6.10.2012

Review - Prodigal Summer


Prodigal Summer
Author: Barbara Kingsolver
Pages: 400+

Description:

Barbara Kingsolver's fifth novel is a hymn to wildness that celebrates the prodigal spirit of human nature, and of nature itself. It weaves together three stories of human love within a larger tapestry of lives amid the mountains and farms of Southern Appalachia. Over the course of one humid summer, this novel's intriguing protagonists face disparate predicaments but find connections to one another and to the flora and fauna with which they necessarily share a place. 


Barbara Kingsolver is one of my favorite authors. Her writing is earthy, romantic, didactic, sensual and eloquent. More importantly, her writing is familiar and comforting. In other words, she gets me. The familiarity of her writing is endearing, it really is. Growing up along the outskirts of Appalachia, I can relate to the frustration over the damn Kudzu that overtakes native scenery, the annoying stinkbugs that find a way into everything, the irksome pain of cockleburs stuck to your clothing and the awe-inspiring  perfection of apple orchards. I know the country, 'hillbilly' accent that is unavoidable if you wander north of Baltimore towards the mountains, or across the Bay to the eastern shore's blend of marsh and farmland. This book is reminiscent of all of that...she gets me. 

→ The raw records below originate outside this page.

# TencentYoutuResearch/NeRF-Loc

Measured on AMD Instinct MI355X. Metric: rendered rays/sec (4096 rays×128 samples, 256-wide MLP) at 1/2/4/8 MI355X, higher is better.
Workload: dtype f16mx (neural-point kernel, conv_out and feat_mlp.0: fp16 hi.hi + two MX-FP6 cross terms, 1.5 MFMA-equivalents per product; every other GEMM 3-term split-bf16 or split-fp16; fp32 accumulate; meets 1e-4)

## Files before the change

### nerf_loc_amd/csrc/knn.hip

```cpp
#include "common.h"

namespace {

constexpr int GRID_BITS = 6;
constexpr int GRID_N = 1 << GRID_BITS;
constexpr int GRID_CELLS = GRID_N * GRID_N * GRID_N;

__device__ __forceinline__ unsigned part1by2(unsigned x) {
  x &= 0x3ffu;
  x = (x | (x << 16)) & 0x030000FFu;
  x = (x | (x << 8)) & 0x0300F00Fu;
  x = (x | (x << 4)) & 0x030C30C3u;
  x = (x | (x << 2)) & 0x09249249u;
  return x;
}
__device__ __forceinline__ unsigned morton3(unsigned x, unsigned y, unsigned z) {
  return part1by2(x) | (part1by2(y) << 1) | (part1by2(z) << 2);
}

__global__ void knn_bbox_kernel(const float* __restrict__ xyz, int M, NlGridParams* gp) {
  __shared__ float smin[3][256], smax[3][256];
  float mn[3] = {3.4e38f, 3.4e38f, 3.4e38f}, mx[3] = {-3.4e38f, -3.4e38f, -3.4e38f};
  for (int i = threadIdx.x; i < M; i += blockDim.x) {
#pragma unroll
    for (int d = 0; d < 3; ++d) {
      float v = xyz[3 * (size_t)i + d];
      mn[d] = fminf(mn[d], v);
      mx[d] = fmaxf(mx[d], v);
    }
  }
#pragma unroll
  for (int d = 0; d < 3; ++d) { smin[d][threadIdx.x] = mn[d]; smax[d][threadIdx.x] = mx[d]; }
  __syncthreads();
  for (int s = blockDim.x / 2; s > 0; s >>= 1) {
    if ((int)threadIdx.x < s) {
#pragma unroll
      for (int d = 0; d < 3; ++d) {
        smin[d][threadIdx.x] = fminf(smin[d][threadIdx.x], smin[d][threadIdx.x + s]);
        smax[d][threadIdx.x] = fmaxf(smax[d][threadIdx.x], smax[d][threadIdx.x + s]);
      }
    }
    __syncthreads();
  }
  if (threadIdx.x == 0) {
    float ext = 0.f;
    for (int d = 0; d < 3; ++d) ext = fmaxf(ext, smax[d][0] - smin[d][0]);
    float cell = ext > 0.f ? ext / (float)GRID_N : 1.f;
    cell *= 1.0001f;
    gp->cell = cell;
    gp->inv_cell = 1.f / cell;
    for (int d = 0; d < 3; ++d) {
      gp->origin[d] = smin[d][0];
      gp->bmax[d] = smax[d][0];
      gp->dims[d] = GRID_N;
    }
    gp->ncells = GRID_CELLS;
  }
}

__device__ __forceinline__ int cell_coord(float v, float origin, float inv_cell) {
  int c = (int)floorf((v - origin) * inv_cell);
  return c < 0 ? 0 : (c >= GRID_N ? GRID_N - 1 : c);
}

__global__ void knn_count_kernel(const float* __restrict__ xyz, int M, const NlGridParams* __restrict__ gp,
                                 int* __restrict__ counts, int* __restrict__ cell_of) {
  int i = blockIdx.x * blockDim.x + threadIdx.x;
  if (i >= M) return;
  int cx = cell_coord(xyz[3 * (size_t)i + 0], gp->origin[0], gp->inv_cell);
  int cy = cell_coord(xyz[3 * (size_t)i + 1], gp->origin[1], gp->inv_cell);
  int cz = cell_coord(xyz[3 * (size_t)i + 2], gp->origin[2], gp->inv_cell);
  int cid = (int)morton3(cx, cy, cz);
  cell_of[i] = cid;
  atomicAdd(&counts[cid], 1);
}

__global__ void knn_scan_kernel(const int* __restrict__ counts, int* __restrict__ starts, int* __restrict__ cursor) {
  __shared__ int part[1024];
  const int n = GRID_CELLS;
  const int per = n / 1024;
  const int b = threadIdx.x * per;
  int s = 0;
  for (int i = b; i < b + per; ++i) s += counts[i];
  part[threadIdx.x] = s;
  __syncthreads();
  for (int o = 1; o < 1024; o <<= 1) {
    int v = (int)threadIdx.x >= o ? part[threadIdx.x - o] : 0;
    __syncthreads();
    part[threadIdx.x] += v;
    __syncthreads();
  }
  int run = threadIdx.x ? part[threadIdx.x - 1] : 0;
  for (int i = b; i < b + per; ++i) {
    starts[i] = run;
    cursor[i] = run;
    run += counts[i];
  }
  if (threadIdx.x == 1023) starts[n] = part[1023];
}

__global__ void knn_scatter_kernel(const float* __restrict__ xyz, int M, const int* __restrict__ cell_of,
                                   int* __restrict__ cursor, float4* __restrict__ sorted) {
  int i = blockIdx.x * blockDim.x + threadIdx.x;
  if (i >= M) return;
  int pos = atomicAdd(&cursor[cell_of[i]], 1);
  sorted[pos] = make_float4(xyz[3 * (size_t)i], xyz[3 * (size_t)i + 1], xyz[3 * (size_t)i + 2], __int_as_float(i));
}

typedef unsigned long long u64;

template <int CTRL, int ROWMASK>
__device__ __forceinline__ unsigned dpp_umin(unsigned v) {
  const unsigned t = (unsigned)__builtin_amdgcn_update_dpp((int)0xffffffffu, (int)v, CTRL, ROWMASK, 0xf, false);
  return t < v ? t : v;
}
__device__ __forceinline__ unsigned wave_umin(unsigned v) {
  v = dpp_umin<0x111, 0xf>(v);
  v = dpp_umin<0x112, 0xf>(v);
  v = dpp_umin<0x114, 0xf>(v);
  v = dpp_umin<0x118, 0xf>(v);
  v = dpp_umin<0x142, 0xa>(v);
  v = dpp_umin<0x143, 0xc>(v);
  return (unsigned)__builtin_amdgcn_readlane((int)v, 63);
}

template <int CTRL, int ROWMASK>
__device__ __forceinline__ unsigned dpp_umax(unsigned v) {
  const unsigned t = (unsigned)__builtin_amdgcn_update_dpp(0, (int)v, CTRL, ROWMASK, 0xf, false);
  return t > v ? t : v;
}
__device__ __forceinline__ unsigned wave_umax(unsigned v) {
  v = dpp_umax<0x111, 0xf>(v); v = dpp_umax<0x112, 0xf>(v); v = dpp_umax<0x114, 0xf>(v); v = dpp_umax<0x118, 0xf>(v);
  v = dpp_umax<0x142, 0xa>(v); v = dpp_umax<0x143, 0xc>(v);
  return (unsigned)__builtin_amdgcn_readlane((int)v, 63);
}
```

'Why does everything make you so mad?' she asked finally. 'I only wish you could see the beauty in it.'

     'In what?' he asked. A cloud passed briefly over the sun, causing everything to shift a little.

'Everything'. She flung out an arm.'This world! A field of plants and bugs working out a balance in their own way.'

     'That's a happy view of it. They're killing each other, is what they're doing.'

'Yes, sir, eating others and reproducing their own, that's true. Eating and reproducing, that's the most of what God's creation is all about.'

     'I'm going to have to take exception to that.'

'Oh? Are you thinking you got here some way different than the rest of us?'

     'No', he said irritably. 'I just don't choose to wallow in it.'

'It's not mud, Mr. Walker. It's glory, to be part of a bigger something. The glory of an evolving world.' (277)
Not only does Kingsolver give readers beautiful descriptions of nature, she offers them great, authentic characters. The super-long exchange from above is between Nannie Rawley; hardcore anti-pesticide/insecticide activist and organic apple grower, and Garnett Walker; bitter, old man and American Chestnut revivalist. They're neighbors and they disagree on basically everything. Most of their interactions are philosophical debates, which are quite comical. Garnett Walker's narrow-mindedness and conservative simplicity is so cute-- he's just old-fashioned, I guess.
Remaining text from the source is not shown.